Pedro Castillo: “Me voy a pronunciar en la medida que las autoridades  electorales nos arrojen los resultados” | Elecciones 2021 Flash electoral  Ipsos nndc | ELECCIONES-2021 | EL COMERCIO PERÚ
Fuente: El comercio Perú

Como la historia de Garabombo el invisible, de Manuel Scorza, así llegó Pedro Castillo a la primera vuelta electoral de abril, dando la sorpresa a propios y extraños. El triunfo de Castillo trae a Perú un aire de renovación en todo sentido, tanto para las izquierdas como para la población que ha vivido más de veinte años de un modelo neoliberal que acentúa brechas, profundiza contradicciones, pero, sobre todo, reproduce la condición dependiente de este país andino.
Estas elecciones fueron una muestra del racismo, clasismo, de las divisiones internas entre los tantos “Perús realmente existentes”: el de la sierra, la selva y la costa, el del norte y el sur rebelde, el del campo y la ciudad. Este texto tiene dos objetivos: salirse del discurso de la “sorpresa” del triunfo de Castillo, pues no lo es, y un acercamiento general al plan del partido Nuevo Perú.

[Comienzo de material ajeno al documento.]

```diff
@@ -626,20 +628,28 @@
 #endif
 
 
+__device__ __forceinline__ bool epi_aliases(R16 a, int rows, R16 o16, R32 o32) {
+    const int a0 = a.off, a1 = a.off + rows * a.ld * 2;
+    const bool h16 = o16.off >= 0 && o16.off < a1 && a0 < o16.off + rows * o16.ld * 2;
+    const bool h32 = o32.off >= 0 && o32.off < a1 && a0 < o32.off + rows * o32.ld * 4;
+    return h16 || h32;
+}
+
 template <int P, int RT, int TH>
-__device__ __forceinline__ void layer_fwd(char *lds, u32x4 (&R)[PD][TH], R16 a, const Lin &L, const GDesc *next,
+__device__ __forceinline__ void layer_fwd(char *lds, Ring<TH> &R, R16 a, const Lin &L, const GDesc *next,
                                           int act, R16 o16, int col0, R32 o32, float *g, long gld, int row0,
                                           int nrows, int &si) {
     FSTAMP(si);
-    floatx4 acc[RT][TH], bias[RT][TH];
+    floatx4 acc[RT][os_of(TH)], bias[RT][os_of(TH)];
     const GDesc gd{L.wf, L.ksf, 0};
-    gemm<P, RT, TH>(lds, a.off, a.ld, gd, R, acc, next, EpiSrc{L.b, 0, 0, 0, 0, L.N}, bias);
+    gemm<P, RT, TH>(lds, a.off, a.ld, gd, R, acc, next, EpiSrc{L.b, 0, 0, 0, 0, L.N}, bias,
+                    epi_aliases(a, RT * TR, o16, o32));
     FSTAMP(si);
     epi_fwd<P, RT, TH>(lds, acc, bias, L.N, act, o16, col0, o32, g, gld, row0, nrows);
     __syncthreads();
 }
 template <int P, int RT, int TH>
-__device__ __forceinline__ void layer_fwd(char *lds, u32x4 (&R)[PD][TH], R16 a, const Lin &L, const Lin *next, int act,
+__device__ __forceinline__ void layer_fwd(char *lds, Ring<TH> &R, R16 a, const Lin &L, const Lin *next, int act,
                                           R16 o16, int col0, R32 o32, float *g, long gld, int row0, int nrows,
                                           int &si) {
     GDesc gn{nullptr, 0, 0};
@@ -713,8 +723,7 @@
 inline int ld16(int n, int kd = 32) { return ks_of(n, kd) * 32 + 16; }
 
 struct Bump {
-    int off;
-    explicit Bump(int rt) : off(red_bytes(rt, 5)) {}
+    int off = 0;
     R16 r16(int rows, int ld) {
         R16 r{off, ld};
         off += round_up(rows * ld * 2, 16);
diff --git a/a-deep-reinforcement-learning-enabled-soft-exoskeleton-for-parkinson-s-patients_amd/csrc/td7_fused.hip b/a-deep-reinforcement-learning-enabled-soft-exoskeleton-for-parkinson-s-patients_amd/csrc/td7_fused.hip
--- a/a-deep-reinforcement-learning-enabled-soft-exoskeleton-for-parkinson-s-patients_amd/csrc/td7_fused.hip
+++ b/a-deep-reinforcement-learning-enabled-soft-exoskeleton-for-parkinson-s-patients_amd/csrc/td7_fused.hip
@@ -277,8 +277,8 @@
 };
 
 #define RING_START(first)      \
-    u32x4 R[PD][TH];           \
-    ring_fill(R, GDesc{(first).wf, (first).ksf, 0})
+    Ring<TH> R;                \
+    ring_fill<TH>(R, GDesc{(first).wf, (first).ksf, 0})
 
 __device__ __forceinline__ R16 rows_of(R16 r, int t) { return R16{r.off + t * TR * r.ld * 2, r.ld}; }
 __device__ __forceinline__ R32 rows_of(R32 r, int t) { return R32{r.off + t * TR * r.ld * 4, r.ld}; }
@@ -344,7 +344,10 @@
     layer_fwd<P, RT, TH>(lds, R, a.X, a.ac[0], &a.ac[1], ACT_NONE, NO16, 0, a.F, nullptr, 0, row0, a.n, si);
     norm_fwd<P>(lds, a.F, a.Ha, rows, 1e-8f, a.CAT, 0, NO16, 0, NO32, nullptr, 0, nullptr, nullptr, row0, a.n);
     __syncthreads();
-    if (a.F.off == a.H1.off) zero_lds(lds + a.H1.off, a.H2.off + rows * a.H2.ld * 2 - a.H1.off);
+    if (a.F.off == a.H1.off) {
+        zero_lds(lds + a.H1.off, a.H2.off + rows * a.H2.ld * 2 - a.H1.off);
+        __syncthreads();
+    }
     layer_fwd<P, RT, TH>(lds, R, a.CAT, a.ac[1], &a.ac[2], a.act_actor, a.H1, 0, NO32, nullptr, 0, row0, a.n, si);
     layer_fwd<P, RT, TH>(lds, R, a.H1, a.ac[2], (const Lin *)nullptr, a.act_actor, a.H2, 0, NO32, nullptr, 0, row0, a.n, si);
     if constexpr (RT == 1) {
@@ -673,7 +676,7 @@
                    : rt_env && (rt_env[0] == '1' || rt_env[0] == '2') ? rt_env[0] - '0'
                    : rt ? rt : (n > 8192 ? 2 : 1);
     const int rows = RT * TR, hmax = std::max(enc[0].n_out, std::max(enc[1].n_out, std::max(a.Ha, actor[1].n_out)));
-    Bump b(RT);
+    Bump b;
     a.X = b.r16(rows, ld16(a.S, kd));
     a.H1 = b.r16(rows, ld16(hmax, kd));
     a.H2 = b.r16(rows, ld16(hmax, kd));
@@ -759,7 +762,7 @@
     const int old = eh * round_up(2 * a.Z + a.A, 8);
     const int fld = std::max(hmax, 16);
     const bool wide_out = prec == PREC_F32 && old > ld16(a.Ha + a.Z, kd);
-    Bump ba(1);
+    Bump ba;
     a.X = ba.r16(rows, ld16(a.S + a.A, kd));
     if (wide_out) a.CATA = ba.r16(rows, ld16(a.Ha + a.Z, kd));
     a.H1 = ba.r16(rows, ld16(hmax, kd));
@@ -777,7 +780,7 @@
     }
     a.TW = ba.r32(THIN_NC, tactor[3].n_in);
     a.lds_a = ba.off;
-    Bump bb(1);
+    Bump bb;
     const R16 Xb = bb.r16(rows, ld16(a.S + a.A, kd)), H1b = bb.r16(rows, ld16(hmax, kd)), H2b = bb.r16(rows, ld16(hmax, kd));
     const R16 CATb = bb.r16(rows, ld16(a.Hc + 2 * a.Z, kd));
     const R32 Fb = bb.r32(rows, std::max(hmax, 16));
@@ -817,7 +820,7 @@
     const int rows = TR;
     int hmax = 0;
     for (int i = 0; i < 6; ++i) hmax = std::max(hmax, fenc[i].n_out);
-    Bump b(1);
+    Bump b;
     a.X = b.r16(rows, ld16(a.S, kd));
     a.H1 = b.r16(rows, ld16(hmax, kd));
     a.H2 = b.r16(rows, ld16(hmax, kd));
diff --git a/a-deep-reinforcement-learning-enabled-soft-exoskeleton-for-parkinson-s-patients_amd/csrc/td7_fused_train.hip b/a-deep-reinforcement-learning-enabled-soft-exoskeleton-for-parkinson-s-patients_amd/csrc/td7_fused_train.hip
--- a/a-deep-reinforcement-learning-enabled-soft-exoskeleton-for-parkinson-s-patients_amd/csrc/td7_fused_train.hip
+++ b/a-deep-reinforcement-learning-enabled-soft-exoskeleton-for-parkinson-s-patients_amd/csrc/td7_fused_train.hip
@@ -13,14 +13,15 @@
 };
 
 template <int P, int TH>
-__device__ __forceinline__ void layer_bwd(char *lds, u32x4 (&R)[PD][TH], R16 a, const Lin &L, int c0, int c1,
+__device__ __forceinline__ void layer_bwd(char *lds, Ring<TH> &R, R16 a, const Lin &L, int c0, int c1,
                                           const GDesc *next, int act, const float *y, long yld, R32 o32, float *g,
                                           long gld, R16 o16, float *part, int row0, int nrows, int &si) {
     FSTAMP(si);
-    floatx4 acc[1][TH], yv[1][TH];
+    floatx4 acc[1][os_of(TH)], yv[1][os_of(TH)];
     const GDesc gd{L.wb, L.ksb, c0 / 16};
     gemm<P, 1, TH>(lds, a.off, a.ld, gd, R, acc, next,
-                   EpiSrc{act != ACT_NONE ? y : nullptr, yld, c0, row0, nrows, c1 - c0}, yv);
+                   EpiSrc{act != ACT_NONE ? y : nullptr, yld, c0, row0, nrows, c1 - c0}, yv,
+                   epi_aliases(a, TR, o16, o32));
     FSTAMP(si);
     epi_bwd<P, 1, TH>(lds, acc, c0 / 16, c0, c1, act, yv, o32, g, gld, o16, part, row0, nrows);
     __syncthreads();
@@ -68,7 +69,7 @@
     float *y1 = a.y1 + (long)h * B * Hc, *y2 = a.y2 + (long)h * B * Hc;
     int si = 0;
     FSTAMP(si);
-    u32x4 R[PD][TH];
+    Ring<TH> R;
     const long Bp = (long)gridDim.x * TR;
     if (a.phase == 2) {
         constexpr int PER = TR * 320 / NTH;
@@ -81,7 +82,7 @@
         }
         const float qv = threadIdx.x < TR ? ldg(a.qs + h * Bp + row0 + threadIdx.x) : 0.f;
         const float mv = threadIdx.x < TR ? ldg(a.ms + h * Bp + row0 + threadIdx.x) : 0.f;
-        ring_fill(R, bwd_of(cr[6], 0));
+        ring_fill<TH>(R, bwd_of(cr[6], 0));
         zero_lds(lds, a.lds_bytes);
         __syncthreads();
 #pragma unroll
@@ -102,7 +103,7 @@
     row_issue(sz, a.zsa, Z, Z, row0, B);
     row_issue(szs, a.zs, Z, Z, row0, B);
     thin_issue(tw, cr[6].w, cr[6].ldw, 0, false, 1, cr[6].K);
-    ring_fill(R, fwd_of(cr[0]));
+    ring_fill<TH>(R, fwd_of(cr[0]));
     zero_lds(lds, a.lds_bytes);
     __syncthreads();
     row_put16<P>(lds, ss, a.X, 0, a.S, row0, B);
@@ -203,8 +204,8 @@
         row_issue(sa, a.a, a.A, a.A, row0, B);
         row_issue(ss, a.s, a.S, a.S, row0, B);
     }
-    u32x4 R[PD][TH];
-    ring_fill(R, fwd_of(a.e[0]));
+    Ring<TH> R;
+    ring_fill<TH>(R, fwd_of(a.e[0]));
     zero_lds(lds, a.lds_bytes);
     __syncthreads();
     if (!split || producer) {
@@ -326,8 +327,8 @@
     row_issue(ss, a.s, a.S, a.S, row0, B);
     row_issue(szs, a.zs, Z, Z, row0, B);
     thin_issue(tw, a.ac[3].w, a.ac[3].ldw, 0, false, a.A, a.ac[3].K);
-    u32x4 R[PD][TH];
-    ring_fill(R, fwd_of(a.ac[0]));
+    Ring<TH> R;
+    ring_fill<TH>(R, fwd_of(a.ac[0]));
     zero_lds(lds, a.lds);
     __syncthreads();
     row_put16<P>(lds, ss, a.X, 0, a.S, row0, B);
@@ -371,8 +372,8 @@
     row_issue(sz, a.zsa_out, Z, Z, row0, B);
     row_issue(szs, a.zs, Z, Z, row0, B);
     thin_issue(tw, cr[0].w, cr[0].ldw, a.S, true, a.A, Hc);
-    u32x4 R[PD][TH];
-    ring_fill(R, fwd_of(cr[0]));
+    Ring<TH> R;
+    ring_fill<TH>(R, fwd_of(cr[0]));
     zero_lds(lds, a.lds);
     __syncthreads();
     row_put16<P>(lds, ss, a.X, 0, a.S, row0, B);
@@ -431,8 +432,8 @@
     row_issue(sh, a.h0, Ha, Ha, row0, B);
     const float m0 = ldg(a.mean0 + min(row0 + (int)(threadIdx.x % TR), B - 1));
     thin_issue(tw, a.fe[3].w, a.fe[3].ldw, Z, true, A, He);
-    u32x4 R[PD][TH];
-    ring_fill(R, bwd_of(a.fe[5], 0));
+    Ring<TH> R;
+    ring_fill<TH>(R, bwd_of(a.fe[5], 0));
     zero_lds(lds, a.lds);
     __syncthreads();
     row_add(d0, d1);
@@ -842,7 +843,7 @@
     g.phase = phase;
     g.qs = q_ws; g.h0s = h0_ws; g.ms = mean_ws;
     const int kd = kd_of(prec);
-    Bump b(1);
+    Bump b;
     g.X = b.r16(TR, ld16(S + A, kd));
     g.CAT = b.r16(TR, ld16(g.Hc + 2 * g.Z, kd));
     g.H1 = b.r16(TR, ld16(g.Hc, kd));
@@ -893,7 +894,7 @@
     g.mse_scale = 2.0f / ((float)B * (float)g.Z);
     g.ld = ld;
     const int w = std::max(g.Z, g.He), kd = kd_of(prec);
-    Bump b(1);
+    Bump b;
     g.X = b.r16(TR, ld16(g.S, kd));
     g.H1 = b.r16(TR, ld16(g.He, kd));
     g.H2 = b.r16(TR, ld16(g.He, kd));
@@ -961,7 +962,7 @@
     }
     g.da = u.da; g.dzsa = u.dzsa; g.ld = ld;
     const int hmax = std::max(g.Ha, std::max(g.He, g.Hc)), kd = kd_of(prec);
-    Bump b(1);
+    Bump b;
     if (phase == 0) {
         g.X = b.r16(TR, ld16(g.S, kd));
         g.CATA = b.r16(TR, ld16(g.Ha + g.Z, kd));
```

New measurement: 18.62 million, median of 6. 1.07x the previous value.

Del pizarrón a la “Casa de Pizarro”
Pedro Castillo, nació en Cajamarca, fue miembro de las “Rondas Campesinas”, organización comunitaria campesina, formadas desde hace cuatro décadas y reconocidas por el estado peruano. Fue maestro de primaria desde 1995 (con estudios de psicología educativa) y, sobre todo, líder sindical magisterial, uno de los sindicatos históricos más fuertes de Perú. Castillo logró, contra viento y marea, estar en la segunda vuelta contra Keiko Fujimori, hija del expresidente Alberto. Con una votación cerrada, Castillo consiguió 50.12% de los votos frente al 49.87% de Keiko.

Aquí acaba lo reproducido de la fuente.